Efficacy and Mechanisms of GLN Dipeptide in the SICU (GLND)

This study is ongoing, but not recruiting participants.
Sponsor:
Collaborator:
Information provided by (Responsible Party):
Thomas R. Ziegler, MD, Emory University
ClinicalTrials.gov Identifier:
NCT00248638
First received: November 3, 2005
Last updated: December 19, 2013
Last verified: December 2013
  Purpose

Relative glutamine (GLN) deficiency may contribute to morbidity and mortality in surgical intensive care unit (SICU) patients. During critical illness, GLN utilization by the immune system, gut mucosa and other tissues exceeds endogenous production and plasma GLN concentrations decrease, which may contribute to cellular dysfunction and increase nosocomial infection risk and mortality.
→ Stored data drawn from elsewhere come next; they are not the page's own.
extern "C" void amg_opts_default(amg_opts *o)
{
   std::memset(o, 0, sizeof(*o));
   o->solver = AMG_MULT;
   o->smoother = AMG_JACOBI;
   o->num_pre_smooth_sweeps = 1;
   o->num_post_smooth_sweeps = 1;
   o->num_fine_smooth_sweeps = 1;
   o->num_coarse_smooth_sweeps = 1;
   o->smooth_weight = 1.0;
   o->num_cycles = 20;
   o->tol = 1e-9;
   o->check_resnorm = 1;
   o->cheby_flag = 0;
   o->num_threads = 1;
   o->jgs_block_rows = 64;
   o->reuse_outer_residual = 0;
   o->async_type = AMG_FULL_ASYNC;
   o->profile = 0;
   o->accel_type = AMG_NO_ACCEL;
   o->cheby_grid = 0;
   o->delay_type = AMG_DELAY_NONE;
   o->delay_usec = 0;
   o->delay_frac = 0.0;
   o->fail_iter = 0;
   o->delay_rank = -1;
   o->max_inflight = 1;
   o->async_comm_save_divisor = 1;
   o->sps_probability_type = AMG_SPS_EXPONENTIAL;
   o->sps_alpha = 1.0;
   o->sps_min_prob = 0.0;
   o->delay_level = -1;
}

extern "C" int amg_init(amg_ctx **out, int device, int nstreams)
{
   AMG_ARG(out, "amg_init: null out");
   int ndev = 0;
   AMG_HIP(hipGetDeviceCount(&ndev));
   AMG_ARG(device >= 0 && device < ndev, "amg_init: device %d of %d", device, ndev);
   AMG_HIP(hipSetDevice(device));
   amg_ctx *c = new amg_ctx();
   c->device = device;
   AMG_HIP(hipStreamCreateWithFlags(&c->stream, hipStreamNonBlocking));
   {
      int least = 0, greatest = 0;
      const char *v = std::getenv("AMG_COMM_PRIORITY");
      const bool hi = v && std::atoi(v) != 0;
      if (hi && hipDeviceGetStreamPriorityRange(&least, &greatest) == hipSuccess && greatest != least) {
         AMG_HIP(hipStreamCreateWithPriority(&c->comm_stream, hipStreamNonBlocking, greatest));
      } else {
         (void)hipGetLastError();
         AMG_HIP(hipStreamCreateWithFlags(&c->comm_stream, hipStreamNonBlocking));
      }
   }
   for (int i = 0; i < std::max(0, nstreams); i++) {
      hipStream_t s;
      AMG_HIP(hipStreamCreateWithFlags(&s, hipStreamNonBlocking));
      c->level_streams.push_back(s);
   }
   AMG_HIP(hipMalloc(&c->d_scalars, 8192 * sizeof(double)));
   AMG_HIP(hipMemset(c->d_scalars, 0, 8192 * sizeof(double)));
   AMG_HIP(hipMalloc(&c->d_err, 64));
   AMG_HIP(hipMemset(c->d_err, 0, 64));
   AMG_HIP(hipHostMalloc(&c->h_pinned, 1024 * sizeof(double)));
   hipDeviceProp_t prop;
   if (hipGetDeviceProperties(&prop, device) == hipSuccess) c->num_cus = prop.multiProcessorCount;
   if (hipDeviceGetAttribute(&c->wall_khz, hipDeviceAttributeWallClockRate, device) != hipSuccess || c->wall_khz <= 0)
      c->wall_khz = 100000;
   if (const char *v = std::getenv("AMG_VALUE_INDEX")) c->value_index = std::atoi(v) != 0;
   if (const char *v = std::getenv("AMG_DICT_INDEX")) c->dict_index = std::atoi(v) != 0;
   if (const char *v = std::getenv("AMG_ROW_PATTERN")) c->row_pattern = std::atoi(v) != 0;
   if (const char *v = std::getenv("AMG_PAIR_PATTERN")) c->pair_pattern = std::min(2, std::max(0, std::atoi(v)));
   if (const char *v = std::getenv("AMG_MASTER_PATTERN")) c->master_pattern = std::atoi(v) != 0;
   if (const char *v = std::getenv("AMG_PAIR_ANCHOR16")) c->pair_anchor16 = std::atoi(v) != 0;
   if (const char *v = std::getenv("AMG_PLANE_MARCH")) {
      c->plane_march = std::atoi(v) > 0;
      if (std::atoi(v) > 1) c->mz_zc = std::min(std::atoi(v), 64), c->mz_zc_auto = 0;
   }
   if (const char *v = std::getenv("AMG_PLANE_MARCH_XCD")) c->mz_xcd = std::atoi(v) != 0;
   if (const char *v = std::getenv("AMG_FUSE_TRANSFER")) c->fuse_transfer = std::atoi(v) != 0;
   if (const char *v = std::getenv("AMG_FUSE_XFER")) c->fuse_xfer = std::atoi(v) != 0;
   if (const char *v = std::getenv("AMG_GRAPHS")) c->graphs = std::atoi(v) != 0;
   if (const char *v = std::getenv("AMG_LONG_FORM")) c->long_form = std::max(0, std::min(2, std::atoi(v)));
   if (const char *v = std::getenv("AMG_LONG_XCD")) c->long_xcd = std::atoi(v) != 0;
   if (const char *v = std::getenv("AMG_OUTER_SLAB")) c->outer_slab = std::max(1, std::atoi(v));
   if (const char *v = std::getenv("AMG_FUSE_OUTER")) c->fuse_outer = std::max(0, std::min(3, std::atoi(v)));
   if (const char *v = std::getenv("AMG_FUSE_XFP_SLAB")) c->fuse_xfp_slab = std::atoi(v) != 0;
   if (const char *v = std::getenv("AMG_FUSE_PROLONG")) c->fuse_prolong = std::max(0, std::min(7, std::atoi(v)));
   if (const char *v = std::getenv("AMG_JGS_SMALL")) c->jgs_small = std::max(0, std::min(2, std::atoi(v)));
   if (const char *v = std::getenv("AMG_JGS_WAVE")) c->jgs_wave = std::max(0, std::min(3, std::atoi(v)));
   if (const char *v = std::getenv("AMG_JGS_FOLD")) c->jgs_fold = std::atoi(v) != 0;
   if (const char *v = std::getenv("AMG_BSR3")) c->bsr3 = std::max(0, std::min(std::atoi(v), 2));
   if (const char *v = std::getenv("AMG_BSR3_XS")) c->bsr3_xs = std::atoi(v) != 0;
   if (const char *v = std::getenv("AMG_MZ_EDGE")) c->mz_edge = std::atoi(v) != 0;
   if (const char *v = std::getenv("AMG_MZ27_OCC")) c->mz27_occ = std::max(-1, std::min(8, std::atoi(v)));
   if (const char *v = std::getenv("AMG_MZ_OCC")) c->mz_occ = std::max(-1, std::min(8, std::atoi(v)));
   if (const char *v = std::getenv("AMG_MZ_PF")) c->mz_pf = std::atoi(v) == 2 ? 2 : (std::atoi(v) == 1 ? 1 : 3);
   if (const char *v = std::getenv("AMG_MZ27_PF")) c->mz27_pf = std::atoi(v) == 1 ? 1 : (std::atoi(v) == 3 ? 3 : 2);
   if (const char *v = std::getenv("AMG_RR_LINES")) c->rr_lines = std::atoi(v) == 2 ? 2 : 1;
   if (const char *v = std::getenv("AMG_RR_OCC")) c->rr_occ = std::atoi(v);
   if (const char *v = std::getenv("AMG_RR_FPF")) c->rr_fpf = std::atoi(v);
   if (const char *v = std::getenv("AMG_RR_ZC")) c->rr_zc = std::max(0, std::min(std::atoi(v), 32));
   if (const char *v = std::getenv("AMG_RR_RING")) c->rr_ring = std::atoi(v) != 0;
   if (const char *v = std::getenv("AMG_MZ_NT")) c->mz_nt = std::atoi(v) & 3;
   if (const char *v = std::getenv("AMG_MZ_LINES")) c->mz_lines = std::atoi(v) == 4 ? 4 : std::atoi(v) == 2 ? 2 : 1;
   if (const char *v = std::getenv("AMG_MZ_LINES_GEMV"))
      c->mz_lines_gemv = std::atoi(v) == 4 ? 4 : std::atoi(v) == 2 ? 2 : 1;
   *out = c;
   return AMG_OK;
}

Conventional GLN-free parenteral nutrition (PN) has a limited impact on SICU outcomes and does not repair the GLN deficit. Our recent pilot data show that GLN dipeptide-supplemented PN decreases nosocomial infections and improves clinical outcomes in SICU patients. The process of benefit is poorly understood, but animal and human data suggest that GLN treatment correlates with a) up-regulation of cytoprotective molecules in blood and tissues [e.g, GSH, specific heat shock proteins (HSPs) and GLN]; and b) improved epithelial barrier defenses and immune cell number and function. Properties of L-GLN limit provision in solution, but the GLN dipeptide alanyl-GLN (AG) confers stability and solubility in PN (AG-PN). We propose a multicenter, double-blind, randomized, controlled phase III trial based on our pilot data to test the hypothesis that AG-PN improves clinical outcomes in SICU patients requiring PN after cardiac, vascular or colonic operations. Subjects will receive either standard GLN-free PN or isocaloric, isonitrogenous, AG-PN until enteral feeds are established. Specific Aim 1 is to determine whether AG-PN decreases hospital mortality, nosocomial infection and other important indices of morbidity. Specific Aim 2 is to obtain novel, mechanistically relevant observational data in the Aim 1 subjects on whether AG-PN a) increases serial blood levels of GSH, HSP-70 and -27, and GLN; b) decreases the presence in serum of the bacterial products flagellin and LPS and the adaptive immune response to these mediators; and c) improves key indices of innate/adaptive immunity. This study is designed to delineate the clinical benefit of a major new nutrition support strategy in high-risk SICU patients.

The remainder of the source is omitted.